森岡 思ったより沢山お客さんが入ってました。
米村 コミックスの宣伝もさせてもらって。そこでも少し話したんですが、監督は映画指向なのかなと。『紋章』1話の絵コンテを参考に見せてもらったんですけど、コンテを見てると、背景をたっぷり使って、長回しのカットを並べてて、これはTVのオープニングじゃないよなと(笑)
長岡 そうですね。正直、アニメのシリーズというより映画を作るようなつもりでいました。そもそもオープニングにキャラクターがぜんぜん出てこないTVアニメなんてないでしょ(笑)あれはわざとで、別に予算がないとかそんな理由じゃないんです。『紋章』は特に、世界観というか、アニメっぽ過ぎる見せ方をしたくないなというのはありましたね。シリーズを通して、やりたいこととできることのギャップに悩み苦しみながら作ってました。
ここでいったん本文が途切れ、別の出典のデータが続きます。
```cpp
void box_union(const float a[6], const float b[6], float out[6]) {
// ... 479 lines not shown
            out.leaf_boxes.assign(static_cast<size_t>(d.num_spheres) * 8, 0.0f);
            out.plane_leaf_boxes.assign(static_cast<size_t>(d.num_planes) * 8, 0.0f);
            for (LeafRef &l : leaves) {
                const int32_t code = -(l.code + 1);
                const int32_t i = code >> 1;
                float *lb = (code & 1) ? &out.plane_leaf_boxes[static_cast<size_t>(i) * 8] : &out.leaf_boxes[static_cast<size_t>(i) * 8];
                for (int a = 0; a < 6; ++a) lb[a] = l.box[a];
                const double e = (code & 1) ? eps_plane : std::max(eps[static_cast<size_t>(i)], eps_floor);
                const float ef = static_cast<float>(e * (1.0 + 1e-6));
                for (int a = 0; a < 3; ++a) {
                    l.box[2 * a] = std::nextafterf(l.box[2 * a] - ef, -INFINITY);
                    l.box[2 * a + 1] = std::nextafterf(l.box[2 * a + 1] + ef, INFINITY);
                }
            }
            bool derivable = true;
            for (int i = 0; i < d.num_spheres && derivable; ++i) {
                if (leaf_of_sphere[static_cast<size_t>(i)] < 0) continue;
                const rt_sphere &s = d.spheres[i];
                const float *lb = &out.leaf_boxes[static_cast<size_t>(i) * 8];
                for (int a = 0; a < 3; ++a)
                    if (lb[2 * a] != s.center.e[a] - s.radius || lb[2 * a + 1] != s.center.e[a] + s.radius) derivable = false;
            }
            if (derivable && !opt.leaf_table) out.leaf_boxes.clear();
            g.ok = why.empty();
            g.num_front = 0;
            const int front_max = std::min(opt.front_max, kMaxFront);
            while (g.ok && g.num_front < front_max && leaves.size() > 2) {
                float all[6] = {INFINITY, -INFINITY, INFINITY, -INFINITY, INFINITY, -INFINITY};
                size_t big = 0;
                for (size_t k = 0; k < leaves.size(); ++k) {
                    box_union(all, leaves[k].box, all);
                    if (half_area(leaves[k].box) > half_area(leaves[big].box)) big = k;
                }
                if (!(half_area(leaves[big].box) >= 0.5f * half_area(all))) break;
                g.front_code[g.num_front] = -(leaves[big].code + 1);
                std::memcpy(g.front_box[g.num_front], leaves[big].box, sizeof(float) * 6);
                g.num_front++;
                leaves.erase(leaves.begin() + static_cast<std::ptrdiff_t>(big));
            }
            for (int a = 1; a < g.num_front; ++a)
                for (int b = a; b > 0 && (g.front_code[b] & 1) && !(g.front_code[b - 1] & 1); --b) {
                    std::swap(g.front_code[b], g.front_code[b - 1]);
                    for (int k = 0; k < 6; ++k) std::swap(g.front_box[b][k], g.front_box[b - 1][k]);
                }
        }
        g.reason = why;
// ... 315 lines not shown
```

### ray-tracing-practice_amd/csrc/rt_accel.h

```cpp
#pragma once
#include <cstdint>
#include <string>
#include <vector>
#include "../../include/rtp_amd.h"

namespace rtaccel {

constexpr int32_t kTraversalDone = INT32_MIN;

inline int32_t leaf_code(int32_t prim_index, int32_t prim_type) { return -(2 * prim_index + prim_type) - 1; }

constexpr int kMaxFront = 4;
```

米村 マンガもそうですが、そもそもデザインする物量が凄いですよ。
森岡 ああ。小説では文字で書くだけですけど、お二方には大変な苦労をおかけして。
米村 ぼくはコミカライズをやるにあたって、アニメのいろんなデザインを参考にさせてもらったので助かってますが、それでもこれはどうしよう?って悩むことが多いです。
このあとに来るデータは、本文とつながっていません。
__global__ void im2col_kernel(XIn x, long BN, int Tin, int Tout, int dil, float* __restrict__ xcat) {
    long idx = (long)blockIdx.x * 256 + threadIdx.x;
    if (idx >= BN * Tout * 64) return;
    int k = idx % 64, t = (idx / 64) % Tout;
    long bn = idx / (64L * Tout);
    float v = x.src[(bn * Tin + t + (k >> 5) * dil) * C + (k & 31)];
    if (x.stat) v = v * x.stat[k & 31] + x.stat[32 + (k & 31)];
    xcat[idx] = v;
}
__global__ void unpack_skip_grad_kernel(const float* __restrict__ dwskip, SkipPtrs G) {
    const int o = blockIdx.x, k = threadIdx.x;
    G.w[k >> 5][o * C + (k & 31)] += dwskip[o * CS + k];
}
__global__ void head_combine_kernel(const float* __restrict__ skip, const float* __restrict__ h2, long n, float* __restrict__ xh) {
    long idx = (long)blockIdx.x * 256 + threadIdx.x;
    if (idx >= n) return;
    xh[idx] = fmaxf(skip[idx] + h2[idx], 0.f);
}
struct MPtr8 { float* p[8]; };
__global__ void add_to8_kernel(MPtr8 dst, const float* __restrict__ v, int n) {
    int i = blockIdx.x * 256 + threadIdx.x;
    if (i >= n) return;
    const float x = v[i];
#pragma unroll
    for (int k = 0; k < 8; ++k) dst.p[k][i] += x;
}
__global__ void relu_bwd_kernel(float* __restrict__ d, const float* __restrict__ y, long n) {
    long idx = (long)blockIdx.x * 256 + threadIdx.x;
    if (idx < n && !(y[idx] > 0.f)) d[idx] = 0.f;
}

__global__ __launch_bounds__(256) void rowsum_mod_kernel(const float* __restrict__ x, int cols, int mod, float* __restrict__ out) {
    __shared__ float red[4];
    const long row = blockIdx.x;
    float s = 0.f;
    for (int j = threadIdx.x; j < cols; j += 256) s += x[row * cols + j];
    s = wave_sum(s);
    if ((threadIdx.x & 63) == 0) red[threadIdx.x >> 6] = s;
    __syncthreads();
    if (threadIdx.x == 0) atomicAdd(&out[row % mod], red[0] + red[1] + red[2] + red[3]);
}

constexpr int ADJ_NSEG = 2 * (12 + 10 + 9 + 7 + 6 + 4 + 3);
struct AdjOffsets { long cat[NL - 1], dcat[NL - 1]; };
__global__ void adj_ktab_kernel(AdjOffsets o, int N, GemmKSeg* __restrict__ tab) {
    const int j = threadIdx.x, s = blockIdx.x;
    if (j >= ADJ_NSEG) return;
    constexpr int tout[NL - 1] = {12, 10, 9, 7, 6, 4, 3};
    int i = 0, rem = j >> 1;
    while (rem >= tout[i]) { rem -= tout[i]; ++i; }
    const int t = rem, pair = j & 1, T = tout[i];
    GemmKSeg g;
    g.a_off = o.cat[i] + (long)t * CAT + (pair == 0 ? (1 + 2 * s) * C : 0);
    g.b_off = o.dcat[i] + (long)t * CAT + (pair == 0 ? (2 + 2 * s) * C : (1 + 2 * s) * C);
    g.a_rs = g.b_rs = T * CAT;
    g.a_bs = g.b_bs = (long)N * T * CAT;
    tab[s * ADJ_NSEG + j] = g;
}

inline dim3 g1(long n) { return dim3((unsigned)((n + 255) / 256)); }

struct Carver {
    float* base;
    long used = 0;
    explicit Carver(float* b) : base(b) {}
    float* take(long n) {
        float* p = base ? base + used : nullptr;
        used += (n + 3) & ~3L;
        return p;
    }
// ... 109 lines not shown
        slots_to_bf16T_kernel<<<dim3(cdiv(N, 64), T, nsrc * B), 256, 0, st>>>(cat, src0, sstep, B, N, T, n8(N), xT);
        STEP_LAUNCH_CHECK("slots_to_bf16T");
        g.batch = 3 * B; g.batch0 = B;
        g.A = PT16; g.a_bf16 = 1; g.sam = n8(N); g.sak = 1; g.sab = (long)N * n8(N); g.sab1 = (long)B * N * n8(N);
        g.B = xT; g.b_bf16 = 1; g.sbk = 1; g.sbn = n8(N); g.sbb = (long)T * C * n8(N); g.sbb1 = nsrc == 1 ? 0 : (long)B * T * C * n8(N);
        g.scb = (long)N * T * CAT; g.scb1 = 2L * C;
        g.c_nblk = C; g.c_nstride = CAT;
        g.compute_bf16 = 1;
        return step_gemm_launch(g, st);
    }
    g.batch = 3 * B; g.batch0 = B;
    g.sab = (long)N * N; g.sab1 = (long)B * N * N;
    if (bf16) { g.A = PT16; g.a_bf16 = 1; g.sam = n8(N); g.sak = 1; g.sab = (long)N * n8(N); g.sab1 = (long)B * N * n8(N); }
    g.sbb = (long)N * T * CAT; g.sbb1 = (long)sstep * C;
    g.scb = (long)N * T * CAT; g.scb1 = 2L * C;
    g.b_nblk = C; g.b_nstride = CAT; g.c_nblk = C; g.c_nstride = CAT;
    g.compute_bf16 = bf16;
    return step_gemm_launch(g, st);
}
int nconv_bwd_data3(const float* PTstk, const uint16_t* P16, float* dcat, int src0, int dst0, int dstep, int B, int N, int T, int bf16,
                    uint16_t* xT, hipStream_t st) {
    StepGemm g = gemm_desc(N, T * C, N, PTstk, 1, N, dcat + src0 * C, (long)T * CAT, 1, dcat + dst0 * C, (long)T * CAT);
    if (bf16 && xT) {
        slots_to_bf16T_kernel<<<dim3(cdiv(N, 64), T, 3 * B), 256, 0, st>>>(dcat, src0, 2, B, N, T, n8(N), xT);
        STEP_LAUNCH_CHECK("slots_to_bf16T");
        g.batch = 3 * B; g.batch0 = B;
        g.A = P16; g.a_bf16 = 1; g.sam = n8(N); g.sak = 1; g.sab = (long)N * n8(N); g.sab1 = (long)B * N * n8(N);
        g.B = xT; g.b_bf16 = 1; g.sbk = 1; g.sbn = n8(N); g.sbb = (long)T * C * n8(N); g.sbb1 = (long)B * T * C * n8(N);
        g.scb = (long)N * T * CAT; g.scb1 = (long)dstep * C;
        g.c_nblk = C; g.c_nstride = CAT;
        g.accumulate = dstep == 0 ? 2 : 1;
        g.compute_bf16 = 1;
        return step_gemm_launch(g, st);
    }
    g.batch = 3 * B; g.batch0 = B;
    g.sab = (long)N * N; g.sab1 = (long)B * N * N;
    if (bf16) { g.A = P16; g.a_bf16 = 1; g.sam = n8(N); g.sak = 1; g.sab = (long)N * n8(N); g.sab1 = (long)B * N * n8(N); }
    g.sbb = (long)N * T * CAT; g.sbb1 = 2L * C;
    g.scb = (long)N * T * CAT; g.scb1 = (long)dstep * C;
    g.b_nblk = C; g.b_nstride = CAT; g.c_nblk = C; g.c_nstride = CAT;
    g.accumulate = dstep == 0 ? 2 : 1;
    g.compute_bf16 = bf16;
    return step_gemm_launch(g, st);
}
}

extern "C" long step_gwnet_saved_floats(int B, int N, int dropout) { return carve_saved(nullptr, B, N, dropout != 0).total; }
extern "C" long step_gwnet_work_floats(int B, int N, int backward) { return carve_work(nullptr, B, N, backward != 0).total; }
extern "C" long step_gwnet_saved_offset(int B, int N, int dropout, int item, int layer) {
    Saved s = carve_saved((float*)16, B, N, dropout != 0);
    float* p = item == 0 ? s.mask[layer] : item == 1 ? s.y[layer] : s.bnstat[layer];
    return p ? (long)(p - (float*)16) : -1;
}

template <bool BF16>
static int gwnet_layers_forward(const StepGwnetParams* p, const Saved& S, const Work& W, int B, int N, bool training, float drop_p,
                                uint64_t seed, float momentum, bool dead_bn7, const StepDynState* dyn, hipStream_t st,
                                bool first_tcn_only = false, bool skip_first_tcn = false) {
    const long BN = (long)B * N;
    for (int i = 0; i < (first_tcn_only ? 1 : NL); ++i) {
        const int Tin = TIN[i], Tout = TOUT[i], dil = DIL[i];
        const long npos = BN * Tout;
        BnFwd bn = {nullptr, nullptr, nullptr, nullptr, training ? 1 : 0, momentum, nullptr, (double)BN * Tin, nullptr};
        if (i > 0) {
            bn.gamma = p->bn_w[i - 1]; bn.beta = p->bn_b[i - 1]; bn.rm = p->bn_rm[i - 1]; bn.rv = p->bn_rv[i - 1];
            bn.stat = S.bnstat[i - 1]; bn.sums = W.acc64 + (long)(i - 1) * NCOPY * 64;
        }
        if (!(i == 0 && skip_first_tcn)) {
            tcn_fwd_kernel<BF16><<<(unsigned)cdiv(npos, 128), 256, 0, st>>>(i == 0 ? S.x0 : S.y[i - 1], bn, npos, Tin, Tout, dil, W.wcat + i * 4096,
                                                                            W.bcat + i * 64, S.tf[i], S.sg[i], S.cat[i], S.zlast, i);
            STEP_LAUNCH_CHECK("tcn_fwd");
        }
        if (first_tcn_only) break;
        if (i == NL - 1 && !(dead_bn7 && training)) break;
        STEP_TRY(nconv_fwd3(S.Pstk, S.PT16, S.cat[i], 0, 0, 1, B, N, Tout, BF16, W.xT, st));
        STEP_TRY(nconv_fwd3(S.Pstk, S.PT16, S.cat[i], 1, 2, 2, B, N, Tout, BF16, W.xT, st));
        const XIn xin = {i == 0 ? S.x0 : S.y[i - 1], i == 0 ? nullptr : S.bnstat[i - 1]};
        const bool dead = i == NL - 1;
        mix_fwd_kernel<BF16><<<(unsigned)cdiv(npos, 64), 256, 0, st>>>(S.cat[i], p->gconv_w[i], p->gconv_b[i], xin, npos, Tin, Tout, dil, drop_p,
                                                                       (uint32_t)seed, (uint32_t)(seed >> 32), (uint32_t)i, dead ? W.m7 : S.mask[i],
                                                                       dead ? W.y7 : S.y[i], W.acc64 + (long)i * NCOPY * 64, dyn);
        STEP_LAUNCH_CHECK("mix_fwd");
        if (dead) {
            const BnFwd b7 = {p->bn_w[i], p->bn_b[i], p->bn_rm[i], p->bn_rv[i], 1, momentum, S.bnstat[i], (double)npos, W.acc64 + (long)i * NCOPY * 64};
            bn_stats_only_kernel<<<1, 64, 0, st>>>(b7);
            STEP_LAUNCH_CHECK("bn7_stats");
        }
    }
    return STEP_OK;
}

static int pack_weights(const StepGwnetParams* p, const Work& W, hipStream_t st) {
    GatePtrs gp;
    SkipPtrs sp;
    MixPtrs mp;
    for (int i = 0; i < NL; ++i) {
        gp.wf[i] = p->filter_w[i]; gp.bf[i] = p->filter_b[i]; gp.wg[i] = p->gate_w[i]; gp.bg[i] = p->gate_b[i];
        sp.w[i] = p->skip_w[i]; sp.b[i] = p->skip_b[i];
        if (i < NL - 1) mp.w[i] = p->gconv_w[i];
    }
    pack_weights_kernel<<<384 + 7 * 28, 256, 0, st>>>(gp, sp, mp, W.wcat, W.wcatT, W.bcat, W.wskip, W.bsum, W.wmixT);
    STEP_LAUNCH_CHECK("pack_weights");
    return STEP_OK;
}
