template <int NQ> struct NibT {
    uint64_t q[NQ];
    __device__ void clear() {
#pragma unroll
        for (int i = 0; i < NQ; i++) q[i] = 0;
    }
    __device__ uint32_t get(int j) const {
        const int wi = j >> 4;
        uint64_t w = q[0];
#pragma unroll
        for (int i = 1; i < NQ; i++) w = wi == i ? q[i] : w;
        return (uint32_t)(w >> (4 * (j & 15))) & 15u;
    }
    __device__ void set(int j, uint32_t v) {
        const int wi = j >> 4, sh = 4 * (j & 15);
#pragma unroll
        for (int i = 0; i < NQ; i++)
            if (wi == i) q[i] = (q[i] & ~(15ull << sh)) | ((uint64_t)v << sh);
    }
    __device__ void shift_up(int n) {
        const int s = 4 * n, ws = s >> 6, bs = s & 63;
        if (s == 0) return;
        uint64_t out[NQ];
#pragma unroll
        for (int i = 0; i < NQ; i++) {
            uint64_t a = 0, b = 0;
#pragma unroll
            for (int t = 0; t < NQ; t++) {
                if (t == i - ws) a = q[t];
                if (t == i - ws - 1) b = q[t];
            }
            out[i] = bs ? (a << bs) | (b >> (64 - bs)) : a;
        }
#pragma unroll
        for (int i = 0; i < NQ; i++) q[i] = out[i];
    }
};
typedef NibT<2> Nib;

struct EvalForm {
    enum Path : int8_t { None, RowsNarrow, RowsWide, Bits, BitsX } path = None;
    int8_t bits_shape = 0;
    int8_t chain_shape = -1;
    bool use_prog = false;
    int8_t x_shape = 0;
    int8_t row_variant = 0;
    int8_t row_vmode = 0;
};

}

struct Lap {
    bool on = getenv("MP_TRACE") != nullptr;
    hipStream_t st;
    std::chrono::steady_clock::time_point t = std::chrono::steady_clock::now();
    explicit Lap(hipStream_t s) : st(s) {}
    void operator()(const char *what) {
        if (!on) return;
        (void)hipStreamSynchronize(st);
        auto now = std::chrono::steady_clock::now();
        fprintf(stderr, "[mprime] %-28s %8.3f ms\n", what, std::chrono::duration<double, std::milli>(now - t).count());
        t = now;
    }
};

#ifndef MP_HIST_CM64
#define MP_HIST_CM64 2
#endif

長岡 ああいう世界観なので、画面にあるものすべてデザインが必要なので(笑)。資料写真を渡して、こんなのでお願いってわけにいかない。ワンシーンしかでてこないキャラとかメカもおざなりにできない。設定がないと描けないので。ざっくり描いて、あとで作監でディティールアップしてとかいろいろ試したんですけど。やっぱり最初っから設定を作らないと画面がもたない。
森岡 そこらへん表裏一体なんですよね。小説家としては、マンガもアニメもそうだけど絵があると「こういう世界なんだ!」というのがパァッとひと目でわかる。見てもらえるのが強いと思うんです。それを文章で書くってけっこう難しくてですね。くどくど書いてもなかなかわかってもらえないし、そんなことを書いていると話が進まない。その点マンガやアニメはうらやましいなと思ってたんですけど、そうですよね、絵は全部設定しないとひと目でわかるところまで描けないんですよね(笑)。小説なら、書かなくてもいいというか別にそのことを思いつきもしないような部分を設定してからじゃないと描けないんですね。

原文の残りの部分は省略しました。